后山离守山大阵很近,若后山真有煞气,那守山大阵岂不是……?
连慈再也无法维持表面的淡定,慌忙冲去后山,鹤鸣、岑衍紧随其后。
在弟子的指认下,几人快速找到灌木丛所在。灌木丛很深很密,乍眼一看,根本看不出任何的异样。
鹤鸣拨开灌木丛,守山大阵上一个半人高、山洞口大小般的黑洞映入众人的眼帘,黑洞四周裂开一道道密密麻麻的缝隙,内里令人不安的黑气不停翻滚,比起在内门的那些,只多不少!
连慈三人陡然色变-
雾凇居。
淡淡的血腥气在漆黑的房中漂浮,两道白影一左一右坐在榻沿边,垂眸看着榻上精疲力竭而昏睡过去的男子,眼神微微发暗。
男子四肢蜷曲,侧躺在榻上,乌黑长发垂落在身后,如瀑布般柔顺,额尖、鼻翼上沁满晶莹的汗珠。
疤痕脱落没几天的唇瓣,又要出几道伤痕,血迹斑斑,殷红鲜血顺着惨白的唇角滑下,映衬着毫无血色的昳丽侧脸,好似雪地里坠落的红梅花瓣,艳得灼人。
半个月发一次病,这已是四个月以来的第八次,次次都狼狈不堪,而他也次次都无能为力。
两道白影弹指撤去房中的禁制,施展清尘决,除去榻上人的狼狈,俯身朝榻上之人覆上去。
隔壁的房间,突兀地响起一道压抑的低沉惊呼:“邪煞之气侵蚀了守山大阵?!”
白影身躯微顿,眼尾淡漠的扫向隔壁。
一墙之隔,徐子阳一无所觉,他看着漂浮在面前的传音符,剑眉深深皱起:“岑师弟不是夜夜在巡逻么?”
传音符对面,连慈话语微顿,眼皮下压,瞥向殿下握紧拳头,自责愧疚的岑衍,语气严肃道:“煞气附身在巡逻弟子身上,很难察觉。子阳,速来正殿,商量对策。
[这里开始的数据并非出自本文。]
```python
def radius_search_reference_order(q_points, s_points, q_lengths, s_lengths, radius, limit):
    nq = q_points.shape[0]
    flags = torch.zeros((nq + 1,), dtype=torch.int32, device=q_points.device) if RADIUS_REFERENCE_TIES else None
    ties = (flags[1:], flags[:1]) if flags is not None else None
    full, max_count = radius_neighbors(q_points, s_points, q_lengths, s_lengths, radius, limit, ties=ties)
    host = torch.cat((max_count.max().reshape(1), flags[:1])).tolist() if flags is not None else [int(max_count.max()), 0]
    if host[1] > 0:
        radius_tie_order(full, q_points, s_points, q_lengths, s_lengths, radius, flags[1:], host[1], max(host[0], 1))
        tie_overflow_check()
    return full, host[0]


def grid_subsample(points, lengths, normals, voxel_size):
    _req(points, torch.float32, 'points', 2)
    if normals is not None:
        _req(normals, torch.float32, 'normals', 2)
    if torch.is_tensor(lengths) and lengths.is_cuda:
        ld = _req(lengths.contiguous(), torch.int64, 'lengths', 1)
        n, nb, dev = points.shape[0], ld.shape[0], points.device
        ws_bytes = lib().se3_grid_subsample_workspace_bytes(n, nb)
        ws = torch.empty((ws_bytes,), dtype=torch.uint8, device=dev)
        s_points = torch.empty((n, 3), dtype=torch.float32, device=dev)
        s_normals = torch.empty((n, 3), dtype=torch.float32, device=dev) if normals is not None else None
        s_lengths = torch.empty((nb,), dtype=torch.int64, device=dev)
        check(lib().se3_grid_subsample_dev(points.data_ptr(), normals.data_ptr() if normals is not None else None, n, ld.data_ptr(), nb,
                                           float(voxel_size), s_points.data_ptr(), s_normals.data_ptr() if s_normals is not None else None,
                                           s_lengths.data_ptr(), ws.data_ptr(), ws_bytes, _stream()), 'se3_grid_subsample_dev')
        return s_points, s_normals, s_lengths
    ln, nb = _host_lengths(lengths, 'lengths')
    n = points.shape[0]
    dev = points.device
    ws_bytes = lib().se3_grid_subsample_workspace_bytes(n, nb)
    ws = torch.empty((ws_bytes,), dtype=torch.uint8, device=dev)
    s_points = torch.empty((n, 3), dtype=torch.float32, device=dev)
    s_normals = torch.empty((n, 3), dtype=torch.float32, device=dev) if normals is not None else None
    s_lengths = torch.empty((nb,), dtype=torch.int64, device=dev)
    check(lib().se3_grid_subsample(points.data_ptr(), normals.data_ptr() if normals is not None else None, n, ln, nb,
                                   float(voxel_size), s_points.data_ptr(),
                                   s_normals.data_ptr() if s_normals is not None else None, s_lengths.data_ptr(),
                                   ws.data_ptr(), ws_bytes, _stream()), 'se3_grid_subsample')
    return s_points, s_normals, s_lengths

# ... 2804 lines not shown
```

Baseline: 461.6.

## Build tie-order k-d tree on device and process tie rows per wavefront

Adds a GPU k-d tree build kernel: one block per cloud builds levels breadth-first, with the cloud held in LDS when it fits. This replaces the host build, which copied points to the CPU and the tree back to the device. The tie-order kernel now gives each row a whole wavefront, using ballot-based compaction of leaf hits into an LDS strip and falling back to global scratch when the strip overflows. The device build must reproduce the host tree's split choices exactly to keep the neighbour order, and the per-wave row layout sorts serially on lane 0.

```diff
diff --git a/include/se3et_hip.h b/include/se3et_hip.h
--- a/include/se3et_hip.h
+++ b/include/se3et_hip.h
@@ -51,6 +51,11 @@
 size_t se3_kdtree_max_bytes(int64_t ns, int batch);
 int se3_kdtree_build_host(const float* s_points_host, int64_t ns, const int64_t* s_lengths_host, int batch, void* tree_host, size_t capacity,
                           size_t* used_bytes);
+size_t se3_kdtree_build_workspace_bytes(int64_t ns, int batch);
+int se3_kdtree_build_device(const float* s_points, int64_t ns, const int64_t* s_lengths_host, int batch, void* tree_dev, size_t capacity,
+                            void* workspace, size_t workspace_bytes, void* stream);
+int se3_debug_kdtree_build_levels_host(const float* s_points_host, int64_t ns, const int64_t* s_lengths_host, int batch, void* tree_host,
+                                       size_t capacity, size_t* used_bytes);
 size_t se3_radius_tie_scratch_bytes(int64_t num_tie_rows, int max_hits);
 int se3_radius_neighbors_tie_order(const float* q_points, int64_t nq, const float* s_points, int64_t ns, const int64_t* q_lengths_host,
                                    const int64_t* s_lengths_host, int batch, const void* tree_dev, float radius, int limit,
diff --git a/se3et_amd/csrc/kdtree_build_core.h b/se3et_amd/csrc/kdtree_build_core.h
--- /dev/null
+++ b/se3et_amd/csrc/kdtree_build_core.h
@@ -0,0 +1,167 @@
+#pragma once
+#include <stdint.h>
+
+#if defined(__HIPCC__)
+#define SE3_KD_HD __host__ __device__ __forceinline__
+#else
+#define SE3_KD_HD inline
+#endif
+
+namespace se3_kdb {
+
+struct KdCloud {
+  int32_t node_base;
+  int32_t perm_base;
+  int32_t n_nodes, n_points;
+  float lo[3], hi[3];
+  int32_t pad[2];
+};
+struct KdNode {
+  int32_t kid0, kid1;
+  int32_t first, last;
+  int32_t axis;
+  float low_end, high_start;
+  int32_t pad;
+};
+struct KdHeader {
+  int32_t magic, batch;
+  int64_t total_nodes, total_points;
+  int64_t off_clouds, off_perm, off_nodes;
+  int64_t pad[2];
+};
+constexpr int32_t kMagic = 0x6b645433;
+constexpr int kLeafSize = 10;
+static_assert(sizeof(KdCloud) == 48 && sizeof(KdNode) == 32 && sizeof(KdHeader) == 64, "flattened k-d tree layout");
+
+struct OneLane {
+  static constexpr int width = 1;
+  int lane() const { return 0; }
+  float min(float v) const { return v; }
+  float max(float v) const { return v; }
+  int sum(int v) const { return v; }
+  int rank(bool flag, int* total) const { *total = flag ? 1 : 0; return 0; }
+  void sync() const {}
+  int take2(int* counter) const { const int v = *counter; *counter = v + 2; return v; }
+};
+
+struct Cloud {
+  const float* p;
+  int32_t* perm;
+  int32_t* tmp;
+  KdNode* nodes;
+  float* boxes;
+};
+
+template <class Lanes>
+SE3_KD_HD void tight_box(const Lanes& L, const Cloud& c, int first, int last, float (&mn)[3], float (&mx)[3]) {
+  const int j0 = c.perm[first];
+  for (int d = 0; d < 3; d++) mn[d] = mx[d] = c.p[3 * j0 + d];
+  for (int k = first + L.lane(); k < last; k += Lanes::width) {
+    const int j = c.perm[k];
+    for (int d = 0; d < 3; d++) {
+      const float v = c.p[3 * j + d];
+      if (v < mn[d]) mn[d] = v;
+      if (v > mx[d]) mx[d] = v;
+    }
+  }
+  for (int d = 0; d < 3; d++) { mn[d] = L.min(mn[d]); mx[d] = L.max(mx[d]); }
+}
+
+template <class Lanes>
+SE3_KD_HD void exchange_sweep(const Lanes& L, const Cloud& c, int first, int count, int axis, float cut, bool strict, int from, int boundary) {
+  int n_left = 0, n_right = 0;
+  for (int k0 = from; k0 < count; k0 += Lanes::width) {
+    const int k = k0 + L.lane();
+    bool left = false, right = false;
+    if (k < count) {
+      const float v = c.p[3 * c.perm[first + k] + axis];
+      const bool has = strict ? v < cut : v <= cut;
+      left = k < boundary && !has;
+      right = k >= boundary && has;
+    }
+    int tl, tr;
+    const int rl = L.rank(left, &tl), rr = L.rank(right, &tr);
+    if (left) c.tmp[first + n_left + rl] = k;
+    if (right) c.tmp[first + count - 1 - (n_right + rr)] = k;
+    n_left += tl;
+    n_right += tr;
+  }
+  L.sync();
+  for (int i = L.lane(); i < n_left; i += Lanes::width) {
+    const int a = first + c.tmp[first + i], b = first + c.tmp[first + count - n_left + i];
+    const int32_t x = c.perm[a];
+    c.perm[a] = c.perm[b];
+    c.perm[b] = x;
+  }
+  L.sync();
+}
+
+template <class Lanes>
+SE3_KD_HD void cut_node(const Lanes& L, const Cloud& c, int me, int* next_node) {
+  const int first = c.nodes[me].first, last = c.nodes[me].last, count = last - first;
+  float lo[3], hi[3], mn[3], mx[3];
+  for (int d = 0; d < 3; d++) { lo[d] = c.boxes[6 * me + d]; hi[d] = c.boxes[6 * me + 3 + d]; }
+  tight_box(L, c, first, last, mn, mx);
+  const float eps = 0.00001f;
+  float widest = hi[0] - lo[0];
+  for (int d = 1; d < 3; d++) widest = widest < hi[d] - lo[d] ? hi[d] - lo[d] : widest;
+  int axis = 0;
+  float best_spread = -1.f;
+  for (int d = 0; d < 3; d++)
+    if (hi[d] - lo[d] > (1 - eps) * widest) {
+      if (mx[d] - mn[d] > best_spread) { axis = d; best_spread = mx[d] - mn[d]; }
+    }
+  const float amn = axis == 0 ? mn[0] : (axis == 1 ? mn[1] : mn[2]), amx = axis == 0 ? mx[0] : (axis == 1 ? mx[1] : mx[2]);
+  const float alo = axis == 0 ? lo[0] : (axis == 1 ? lo[1] : lo[2]), ahi = axis == 0 ? hi[0] : (axis == 1 ? hi[1] : hi[2]);
+  const float mid = (alo + ahi) / 2;
+  const float cut = mid < amn ? amn : (mid > amx ? amx : mid);
+  int below = 0, upto = 0;
+  for (int k = first + L.lane(); k < last; k += Lanes::width) {
+    const float v = c.p[3 * c.perm[k] + axis];
+    below += v < cut ? 1 : 0;
+    upto += v <= cut ? 1 : 0;
+  }
+  below = L.sum(below);
+  upto = L.sum(upto);
+  exchange_sweep(L, c, first, count, axis, cut, true, 0, below);
+  exchange_sweep(L, c, first, count, axis, cut, false, below, upto);
+  const int half = count / 2;
+  int split = below > half ? below : (upto < half ? upto : half);
+  split = split < 1 ? 1 : (split > count - 1 ? count - 1 : split);
+  float low_end = c.p[3 * c.perm[first] + axis], high_start = c.p[3 * c.perm[first + split] + axis];
+  for (int k = first + L.lane(); k < last; k += Lanes::width) {
+    const float v = c.p[3 * c.perm[k] + axis];
+    if (k < first + split) low_end = v > low_end ? v : low_end;
+    else high_start = v < high_start ? v : high_start;
+  }
+  low_end = L.max(low_end);
+  high_start = L.min(high_start);
+  const int kid = L.take2(next_node);
+  if (L.lane() == 0) {
+    KdNode nd = c.nodes[me];
+    nd.kid0 = kid;
+    nd.kid1 = kid + 1;
+    nd.axis = axis;
+    nd.low_end = low_end;
+    nd.high_start = high_start;
+    c.nodes[me] = nd;
+    for (int s = 0; s < 2; s++) {
+      c.nodes[kid + s] = KdNode{-1, -1, s == 0 ? first : first + split, s == 0 ? first + split : last, 0, 0.f, 0.f, 0};
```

”
徐子阳对煞气有所耳闻,当然知晓事态严重,匆忙停下调息,赶往正殿。
两道白影收回视线,落回榻上之人的脸庞上,眸色浓郁如墨,似有波澜翻涌。
他修行三百年,对于煞气所知远比大数人多。修士尚且抵抗不住煞气的侵蚀,何况是毫无反抗之力的凡人?
两道白影俯低身,覆上榻上之人伤痕累累的薄唇,声音又冷又哑,在房中沉沉的响起:“等我。”
话音落下,两道白影的身形渐渐虚化,归于虚无,消失得无影无踪-
徐子阳很快赶到正殿。
殿中气氛压抑而深沉,连慈坐在殿上,头疼的捏着眉心骨,睨向殿下的几人:“你们怎么看?”
鹤鸣沉着脸摇头,他只有一个天罡罩,内门与后山,只能封锁一处,后山的煞气要如何处理,他也束手无策。